• [Your assignment]
Your answer should consist of the lines in the following data that contain "HIPCHK".

[Collected data entries]
static int reads_upload(moni_ctx* c, const moni_read_batch_t* b, bool keep_host_copy) {
    if (!c || !b || !b->offsets || (b->n_reads && !b->seq)) return MONI_EINVAL;
    HIPCHK(hipSetDevice(c->idx->device));
    const uint64_t nr = b->n_reads;
    uint64_t mx = 0;
// ... 70 lines not shown
    const uint64_t* live = nullptr; const uint64_t* n_live = nullptr;
    if (n_tasks && filter_min_len) {
        if ((rc = c->pf_flag.ensure(n_tasks + 2)) || (rc = c->pf_pos.ensure(n_tasks + 2)) || (rc = c->pf_live.ensure(n_tasks + 2))) return rc;
        if (!fuse)
            hipLaunchKernelGGL(strand_filter_kernel, dim3((unsigned)((n_tasks + 1 + MS_BLOCK - 1) / MS_BLOCK)), dim3(MS_BLOCK), 0, c->stream, c->pat.p, c->offs.p, c->blk.p, c->pflag.p, n_tasks,
                               filter_min_len, I->pf_k, I->d_kmers.p, c->pf_flag.p, c->cnt_m.p, c->cnt_s.p, c->pf_stats.p);
        if ((rc = exclusive_scan_u64(c, c->pf_flag.p, c->pf_pos.p, n_tasks + 1))) return rc;
        hipLaunchKernelGGL(live_list_kernel, dim3((unsigned)((n_tasks + 255) / 256)), dim3(256), 0, c->stream, c->pf_flag.p, c->pf_pos.p, n_tasks, c->pf_live.p);
        live = c->pf_live.p; n_live = c->pf_pos.p + n_tasks;
        c->pf_active = true;
    }
    if (n_tasks && events) {
#define MS_LAUNCH(NCH, MINW, STAGED) do { const uint64_t nl = (n_tasks + (NCH) - 1) / (NCH); \
        hipLaunchKernelGGL((ms_lf_events_kernel<NCH, MINW, STAGED>), dim3((unsigned)((nl + MS_BLOCK - 1) / MS_BLOCK)), dim3(MS_BLOCK), 0, c->stream, \
                           I->K, tabs, I->d_rows.p, I->d_frows.p, I->d_cr.p, I->d_recs.p, c->pat.p, c->offs.p, c->blk.p, n_tasks, c->evl.p, c->evl_cnt.p, c->d_counters.p, live, n_live); } while (0)
        switch (c->ms_variant) {
            case 1: MS_LAUNCH(1, 8, MONI_MS_EV_STAGE != 0); break;
            case 2: MS_LAUNCH(2, 8, false); break;
            case 3: MS_LAUNCH(2, 6, false); break;
            case 4: MS_LAUNCH(1, 6, MONI_MS_EV_STAGE != 0); break;
            case 5: MS_LAUNCH(4, 4, false); break;
            default: MS_LAUNCH(1, 6, MONI_MS_EV_STAGE != 0); break;
        }
#undef MS_LAUNCH
    } else if (n_tasks) {
#define MS_LAUNCH(NCH, MINW) do { const uint64_t nl = (n_tasks + (NCH) - 1) / (NCH); \
        hipLaunchKernelGGL((ms_lf_kernel<NCH, MINW>), dim3((unsigned)((nl + MS_BLOCK - 1) / MS_BLOCK)), dim3(MS_BLOCK), 0, c->stream, \
                           I->K, tabs, I->d_rows.p, I->d_frows.p, I->d_cr.p, I->d_recs.p, c->pat.p, c->offs.p, c->blk.p, n_tasks, c->ptr.p, c->d_counters.p, live, n_live); } while (0)
        switch (c->ms_variant) {
            case 1: MS_LAUNCH(1, 8); break;
// ... 72 lines not shown

static int seed_all(moni_ctx* c, const moni_seed_params_t* prm, bool align_path) {
    moni_index* I = c->idx;
    const uint64_t nr = c->n_reads, n_tasks = 2 * nr;
    int rc;
    if ((rc = c->cnt_m.ensure(n_tasks + 2)) || (rc = c->cnt_s.ensure(n_tasks + 2)) || (rc = c->tot.ensure(nr + 2)) ||
        (rc = c->read_mem_off.ensure(nr + 2)) || (rc = c->mem_slots.ensure(n_tasks * MONI_MEM_SLOTS + 1)))
        return rc;
    uint32_t* cnt_m = c->cnt_m.p; uint32_t* cnt_s = c->cnt_s.p;
    uint64_t* tot = c->tot.p; uint64_t* rmo = c->read_mem_off.p;
    moni_u64x2* slots = c->mem_slots.p;
    const uint64_t* offs = c->offs.p;
    HIPCHK(hipMemsetAsync(c->d_counters.p, 0, 4 * sizeof(unsigned long long), c->stream));
    HIPCHK(hipMemsetAsync(c->d_small.p, 0, sizeof(occ_small_t), c->stream));
    HIPCHK(hipMemsetAsync(c->pf_stats.p, 0, 2 * sizeof(unsigned long long), c->stream));
    c->pf_tasks = n_tasks;
    const bool filter = (c->seed_prefilter == 2 || (c->seed_prefilter == 1 && align_path)) && I->pf_on && prm->min_len >= I->pf_k;
    rec(c, EV_ALL0);
    const bool events = c->ms_events && c->max_len < MONI_EV_MAX_LEN;
    if ((rc = ms_launch(c, nullptr, filter ? prm->min_len : 0, events))) return rc;
    const uint64_t* live = c->pf_active ? c->pf_live.p : nullptr; const uint64_t* n_live = c->pf_active ? c->pf_pos.p + n_tasks : nullptr;
    const uint64_t* pat = c->pat.p; const uint64_t* ptr = events ? nullptr : c->ptr.p;
    const uint64_t* ev = c->evl.p; const uint32_t* ev_cnt = c->evl_cnt.p;
    const unsigned grid_t = (unsigned)((n_tasks + MS_BLOCK - 1) / MS_BLOCK);
    const uint32_t split_on = prm->report_mems ? 0u : 1u;
    static const bool mem_bytes = getenv("MONI_MEM_BYTES") != nullptr;
    const uint64_t* text2 = mem_bytes ? nullptr : I->d_text2.p;
#define MEM_LAUNCH(EMIT, RMO, MEMS, AUX, LIVE, NLIVE) do { \
        if (events && c->max_len <= 160) hipLaunchKernelGGL((mem_events_kernel<EMIT, 5>), dim3(grid_t), dim3(MS_BLOCK), 0, c->stream, I->K, I->d_text.p, text2, I->d_exc.p, I->exc_sh, I->exc_words, pat, offs, c->blk.p, \
                                                  n_tasks, ev, ev_cnt, prm->min_len, split_on, cnt_m, cnt_s, RMO, MEMS, AUX, slots, c->d_counters.p, LIVE, NLIVE); \
// ... 102 lines not shown
    return seed_all(c, prm, true);
}

int moni_seed_prefilter(moni_ctx_t* c, int mode) {
    if (!c || mode < 0 || mode > 2) return MONI_EINVAL;
    c->seed_prefilter = mode;
    return MONI_OK;
}

int moni_seed_prefilter_stats(moni_ctx_t* c, uint64_t out[4]) {
    if (!c || !out) return MONI_EINVAL;
    HIPCHK(hipSetDevice(c->idx->device));
    unsigned long long h[2];
    HIPCHK(hipMemcpy(h, c->pf_stats.p, sizeof(h), hipMemcpyDeviceToHost));
    out[0] = c->pf_tasks; out[1] = h[0]; out[2] = h[1]; out[3] = (uint64_t)(c->idx->pf_density * 1e6 + 0.5);
    return MONI_OK;
}

int moni_seed_counts(moni_ctx_t* c, uint64_t* n_mems, uint64_t* n_occs) {
    if (!c) return MONI_EINVAL;
    if (n_mems) *n_mems = c->n_mems;
    if (n_occs) *n_occs = c->n_occs;
    return MONI_OK;
}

• [Exercise solution]
    HIPCHK(hipSetDevice(c->idx->device));
    HIPCHK(hipMemsetAsync(c->d_counters.p, 0, 4 * sizeof(unsigned long long), c->stream));
    HIPCHK(hipMemsetAsync(c->d_small.p, 0, sizeof(occ_small_t), c->stream));
    HIPCHK(hipMemsetAsync(c->pf_stats.p, 0, 2 * sizeof(unsigned long long), c->stream));
    HIPCHK(hipSetDevice(c->idx->device));
    HIPCHK(hipMemcpy(h, c->pf_stats.p, sizeof(h), hipMemcpyDeviceToHost));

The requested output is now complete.